Where Do Startups Find Funding?

Startups find funding from a variety of places, including founders’ personal savings, investments from friends and family, venture capitalists, angel investors and crowdfunding. When setting up a startup company, it is important to be aware of all funding options which are available and research which options would work best for the startup company.

In addition to this, it is crucial to have a business development plan to ensure the founders are aware of the stage their company is at so that they can plan for funding rounds to take place if necessary. Investments and funding are usually extremely important when it comes to progressing a startup company.

How Do Startup Companies Begin?

Usually, startup companies begin with an investment from the founder(s) to kickstart the business. The founder typically has some savings, income or investment which they are willing to use to get their company off the ground. After finalising a business plan, the founder must be prepared to invest in their company in order to make progress before they can begin finding funding from alternative sources.

After the founder has made the initial investment, they may wish to begin funding rounds to inject further capital into their business.

What Are Funding Rounds?

Funding rounds are stages at which a business searches for investments to progress the company. When the founder makes the first investment into the business, this can be referred to as the pre-seed round. This is because this investment comes from the founder or from an investor who was willing to inject money to get the business off the ground before it had made any profit.

After the pre-seed round, the business may wish to run a funding round referred to as a seed funding round. This is an analogy for the growth of the business, as any initial investments made here can help the business to grow through taking on more employees and further developing the business plan or model. At this stage, anyone can invest into the business, typically in exchange for a share of the company or their profit.

In addition to this, a business may wish to run further funding rounds, which are then referred to as Series A, B, C and D rounds. Within these rounds, the business will be looking for investment to further grow the company and begin scaling the available products or services as it expands. Both venture capitalists and angel investors will be looking for businesses they believe have the potential to make large returns on any money invested during these rounds.

Whilst startup companies usually only run through Series A – C funding rounds, those looking to make huge returns may run a Series D funding round, which is usually the final funding round which takes place.

What Are Venture Capitalists?

Venture capitalists are investors who are looking for businesses with a potential to generate high returns on any money invested. They typically invest after the seed funding round has occurred. In exchange for their investment, venture capitalists usually desire a share in the company and to be involved in the general operations.

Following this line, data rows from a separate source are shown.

constexpr int kConv1I8Threads = 384;
template <int STAGES>
__global__ void __launch_bounds__(kConv1I8Threads, 1) tc_conv1_i8(const __grid_constant__ CUtensorMap tmA, const __grid_constant__ CUtensorMap tmW,
                                                                   const Conv1U8Params p, int total_tiles) {
    constexpr int BN = 64, WR = 144, NTAPS = 4;
    constexpr int STAGE_BYTES = WR * 128;
    constexpr int B_CHUNK = BN * 64;
    extern __shared__ uint8_t smem_raw[];
    __shared__ uint64_t full_bar[STAGES], empty_bar[STAGES], w_bar;
    __shared__ __align__(16) float s_sc[32], s_bias[32];
    uint8_t* smem = reinterpret_cast<uint8_t*>((reinterpret_cast<uintptr_t>(smem_raw) + 1023) & ~uintptr_t(1023));
    const int tid = threadIdx.x, warp = tid >> 5;
    uint8_t* sW = smem;
    uint8_t* sRing = smem + NTAPS * B_CHUNK;

    if (tid == 0) {
        for (int s = 0; s < STAGES; ++s) { mbar_init(&full_bar[s], 1); mbar_init(&empty_bar[s], 8); }
        mbar_init(&w_bar, 1);
        fence_barrier_init();
        tma_prefetch_desc(&tmA);
        tma_prefetch_desc(&tmW);
    }
    if (tid < 32) { s_sc[tid] = p.sc[32 + tid]; s_bias[tid] = p.bias[tid]; }
    __syncthreads();
    const int tile_begin = (int)(((int64_t)total_tiles * blockIdx.x) / gridDim.x);
    const int tile_end = (int)(((int64_t)total_tiles * (blockIdx.x + 1)) / gridDim.x);

    if (warp == 0) {
        if (tid == 0) {
            uint32_t q = 0;
            int z_next = 0;
            if (tile_begin < tile_end) {
                const int img = tile_begin >> 1;
                z_next = p.rows ? (int)__ldg(p.rows + img) : img;
            }
            for (int tile = tile_begin; tile < tile_end; ++tile, ++q) {
                const uint32_t s = q % STAGES;
                const int z = z_next;
                if (tile + 1 < tile_end) {
                    const int img = (tile + 1) >> 1;
                    z_next = p.rows ? (int)__ldg(p.rows + img) : img;
                }
                if (q >= (uint32_t)STAGES) mbar_wait(&empty_bar[s], ((q / STAGES) - 1) & 1);
                mbar_arrive_expect_tx(&full_bar[s], (uint32_t)STAGE_BYTES);
                tma_load_3d(smem_u32(sRing + (size_t)s * STAGE_BYTES), &tmA, 0, (tile & 1) * 128, z, &full_bar[s]);
                if (q == 0) {
                    mbar_arrive_expect_tx(&w_bar, (uint32_t)(NTAPS * B_CHUNK));
#pragma unroll
                    for (int t = 0; t < NTAPS; ++t) tma_load_3d(smem_u32(sW + t * B_CHUNK), &tmW, t * 64, 0, 0, &w_bar);
                }
            }
        }
    } else if (warp >= 4) {
        const int wg = (warp - 4) >> 2, wt = tid & 127, lane = tid & 31, qd = lane & 3;
        const uint32_t w_base = smem_u32(sW);
        constexpr int off[4] = {0, 1, 21, 22};
        int acc[2][32];
#pragma unroll
        for (int e = 0; e < 2; ++e)
#pragma unroll
            for (int c = 0; c < 32; ++c) acc[e][c] = 0;
        if (tile_begin < tile_end) mbar_wait(&w_bar, 0);
        for (int tile = tile_begin; tile < tile_end; ++tile) {
            const uint32_t q = (uint32_t)(tile - tile_begin), s = q % STAGES;
            mbar_wait(&full_bar[s], (q / STAGES) & 1);
            wgmma_fence();
            const uint32_t win = smem_u32(sRing + (size_t)s * STAGE_BYTES) + (uint32_t)(wg * 64 * 128);
#pragma unroll
            for (int e = 0; e < 2; ++e) {
#pragma unroll
                for (int t = 0; t < NTAPS; ++t) {
                    const int po = e + off[t];
                    const uint64_t a = desc_kmajor(win + (uint32_t)((po >> 1) * 128 + (po & 1) * 64));
                    const uint64_t b = desc_kmajor_sw64(w_base + (uint32_t)(t * B_CHUNK));
#pragma unroll
                    for (int kk = 0; kk < 2; ++kk) wgmma_u8s8_n64(acc[e], a + 2 * kk, b + 2 * kk, (t | kk) != 0 ? 1u : 0u);
                }
            }
            wgmma_commit();
            wgmma_wait<0>();
            wgmma_fence_operands(acc[0]);
            wgmma_fence_operands(acc[1]);
            if (lane == 0) mbar_arrive(&empty_bar[s]);
            const int i = tile >> 1;
#pragma unroll
            for (int e = 0; e < 2; ++e) {
#pragma unroll
                for (int hr = 0; hr < 2; ++hr) {
                    const int lrow = wg * 64 + ((wt >> 5) << 4) + (lane >> 2) + 8 * hr;
                    const int rem = 2 * (((tile & 1) << 7) + lrow) + e;
                    const int Y = (rem * 3121) >> 16, X = rem - Y * 21;
                    const bool valid = rem < 441 && Y < 20 && X < 20;
                    const int64_t cell = ((int64_t)i * 10 + (Y >> 1)) * 10 + (X >> 1);
                    const int cls = (Y & 1) * 2 + (X & 1);
                    uint32_t bits = 0u, pk[4];
#pragma unroll
                    for (int j = 0; j < 4; ++j) {
                        const int co = 8 * j + 2 * qd;
                        const float f0 = fmaf((float)(acc[e][4 * j + 2 * hr] * 128 + acc[e][4 * (j + 4) + 2 * hr]), s_sc[co], s_bias[co]);
                        const float f1 = fmaf((float)(acc[e][4 * j + 2 * hr + 1] * 128 + acc[e][4 * (j + 4) + 2 * hr + 1]), s_sc[co + 1],
                                              s_bias[co + 1]);
                        bits |= (f0 > 0.f ? 1u : 0u) << co;
                        bits |= (f1 > 0.f ? 1u : 0u) << (co + 1);
                        pk[j] = pack_bf16x2_relu(f0, f1);
                    }
                    bits |= __shfl_xor_sync(0xffffffffu, bits, 1);
                    bits |= __shfl_xor_sync(0xffffffffu, bits, 2);
                    if (valid) {
                        if (qd == 0) p.mask_out[cell * 4 + cls] = bits;
                        uint32_t* dst = reinterpret_cast<uint32_t*>(reinterpret_cast<uint8_t*>(p.out) + (cell * 4 + cls) * 64);
#pragma unroll
                        for (int j = 0; j < 4; ++j) dst[4 * j + qd] = pk[j];
                    }
                }
            }
        }
    }
}

struct Conv21BwdU8Params {
    const int64_t* rows;
    int n;
    int64_t rows_per_cta;
    const bf16* w2dg;
    const uint32_t* m1;
    float* ws;
    float* wsb;
};
constexpr int kC1WXStages = 4, kC21WinStages = 2;
constexpr int kC1WXRows = 33, kC1WXBytes = kC1WXRows * 128, kC1WF16Bytes = 136 * 128;
constexpr int kC1WYBytes = 128 * 64, kC1WYPadRows = 24, kC1WYPad = kC1WYPadRows * 64;
constexpr int kC1WShift = 21;
constexpr int kC21WinRows = 140, kC21WinBytes = 18 * 1024;
constexpr int kC21W2Bytes = 4 * 128 * 128;
constexpr int kC21ImgBytes = kC1WYPad + 4 * kC1WYBytes;
constexpr int kC21MaskBytes = 100 * 16;
constexpr size_t kC21Smem = (size_t)kC21W2Bytes + (size_t)kC21WinStages * (kC21WinBytes + kC21MaskBytes) + 2 * (size_t)kC21ImgBytes +
                            2 * (size_t)kC1WF16Bytes + (size_t)kC1WXStages * kC1WXBytes + 1024;
static_assert(kC21Smem + 4608 <= 227 * 1024, "conv21_bwd: shared memory exceeds 227 KB");
static_assert((kC21W2Bytes + kC21WinStages * kC21WinBytes + 2 * kC21ImgBytes) % 1024 == 0, "the fp16 images need 1 KB alignment");
constexpr float kDact1Scale = 4096.0f;

__device__ __forceinline__ uint32_t prmt(uint32_t a, uint32_t b, uint32_t sel) {
    uint32_t d;
    asm("prmt.b32 %0, %1, %2, %3;" : "=r"(d) : "r"(a), "r"(b), "r"(sel));
    return d;
}
constexpr float kU8Bias = 1024.0f;
__device__ __forceinline__ void u8x16_to_f16_biased(const uint4& v, uint4& lo, uint4& hi) {
    constexpr uint32_t k64 = 0x64646464u;
    lo = make_uint4(prmt(v.x, k64, 0x5140u), prmt(v.x, k64, 0x7362u), prmt(v.y, k64, 0x5140u), prmt(v.y, k64, 0x7362u));
    hi = make_uint4(prmt(v.z, k64, 0x5140u), prmt(v.z, k64, 0x7362u), prmt(v.w, k64, 0x5140u), prmt(v.w, k64, 0x7362u));
}
__device__ __forceinline__ uint4 lds128(uint32_t addr) {
    uint4 v;
    asm volatile("ld.shared.v4.u32 {%0, %1, %2, %3}, [%4];" : "=r"(v.x), "=r"(v.y), "=r"(v.z), "=r"(v.w) : "r"(addr) : "memory");
    return v;
}
__device__ __forceinline__ void sts128(uint32_t addr, const uint4& v) {
    asm volatile("st.shared.v4.u32 [%0], {%1, %2, %3, %4};" ::"r"(addr), "r"(v.x), "r"(v.y), "r"(v.z), "r"(v.w) : "memory");
}
__device__ __forceinline__ uint32_t pack_f16x2_sat(float lo, float hi) {
    uint32_t d;
    asm("cvt.rn.satfinite.f16x2.f32 %0, %1, %2;" : "=r"(d) : "f"(hi), "f"(lo));
    return d;
}

__device__ __forceinline__ void sts32(uint32_t addr, uint32_t v) { asm volatile("st.shared.u32 [%0], %1;" ::"r"(addr), "r"(v) : "memory"); }
__device__ __forceinline__ void tma_store_3d(const void* tmap, uint32_t smem_src, int x, int y, int z) {
    asm volatile("cp.async.bulk.tensor.3d.global.shared::cta.bulk_group [%0, {%1, %2, %3}], [%4];"
                 ::"l"(reinterpret_cast<uint64_t>(tmap)), "r"(x), "r"(y), "r"(z), "r"(smem_src) : "memory");
}
__device__ __forceinline__ void bulk_commit() { asm volatile("cp.async.bulk.commit_group;" ::: "memory"); }
template <int N> __device__ __forceinline__ void bulk_wait_read() { asm volatile("cp.async.bulk.wait_group.read %0;" ::"n"(N) : "memory"); }
template <int N> __device__ __forceinline__ void bulk_wait() { asm volatile("cp.async.bulk.wait_group %0;" ::"n"(N) : "memory"); }
__device__ __forceinline__ void bulk_load(uint32_t smem_dst, const void* src, uint32_t bytes, uint64_t* bar) {
    asm volatile("cp.async.bulk.shared::cluster.global.mbarrier::complete_tx::bytes [%0], [%1], %2, [%3];"
                 ::"r"(smem_dst), "l"(src), "r"(bytes), "r"(smem_u32(bar)) : "memory");
}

The venture capitalist firms are usually partnerships, and the partners are able to invest in the fund. The fund will then seek to invest partners’ funds in up and coming businesses in return for equity stake in the company. Venture capitalists are useful for small businesses who do not have the knowledge, expertise or capital to progress their business much further than the seed funding round.

In spite of this, some businesses will not accept investments from venture capitalists due to the influence they may desire over the company. Some business owners are not willing to relinquish much control over the running of their company, and therefore would prefer to accept investments from alternative means.

What Is an Angel Investor?

An angel investor is an individual willing to invest capital into a business during it’s early days when alternative investors may not be willing to invest. In exchange for their investment, angel investors usually expect part of the company in the same way that venture capitalists do. The difference, however, is that if a business fails, they are not required to repay the investment from the angel investor.

This can make angel investors a more attractive option for businesses that have not yet made huge returns, as there is no pressure of repayment. This means that angel investors are searching for businesses that they believe can generate huge revenue to avoid any loss of capital.

What Is Crowdfunding?

Crowdfunding is an exciting way for startup companies to generate investments. This can be done through a variety of online platforms, encouraging people to donate and invest in the business while raising publicity at the same time. This means that the business can grow in popularity whilst gaining investments from those who believe in the business and it’s progression.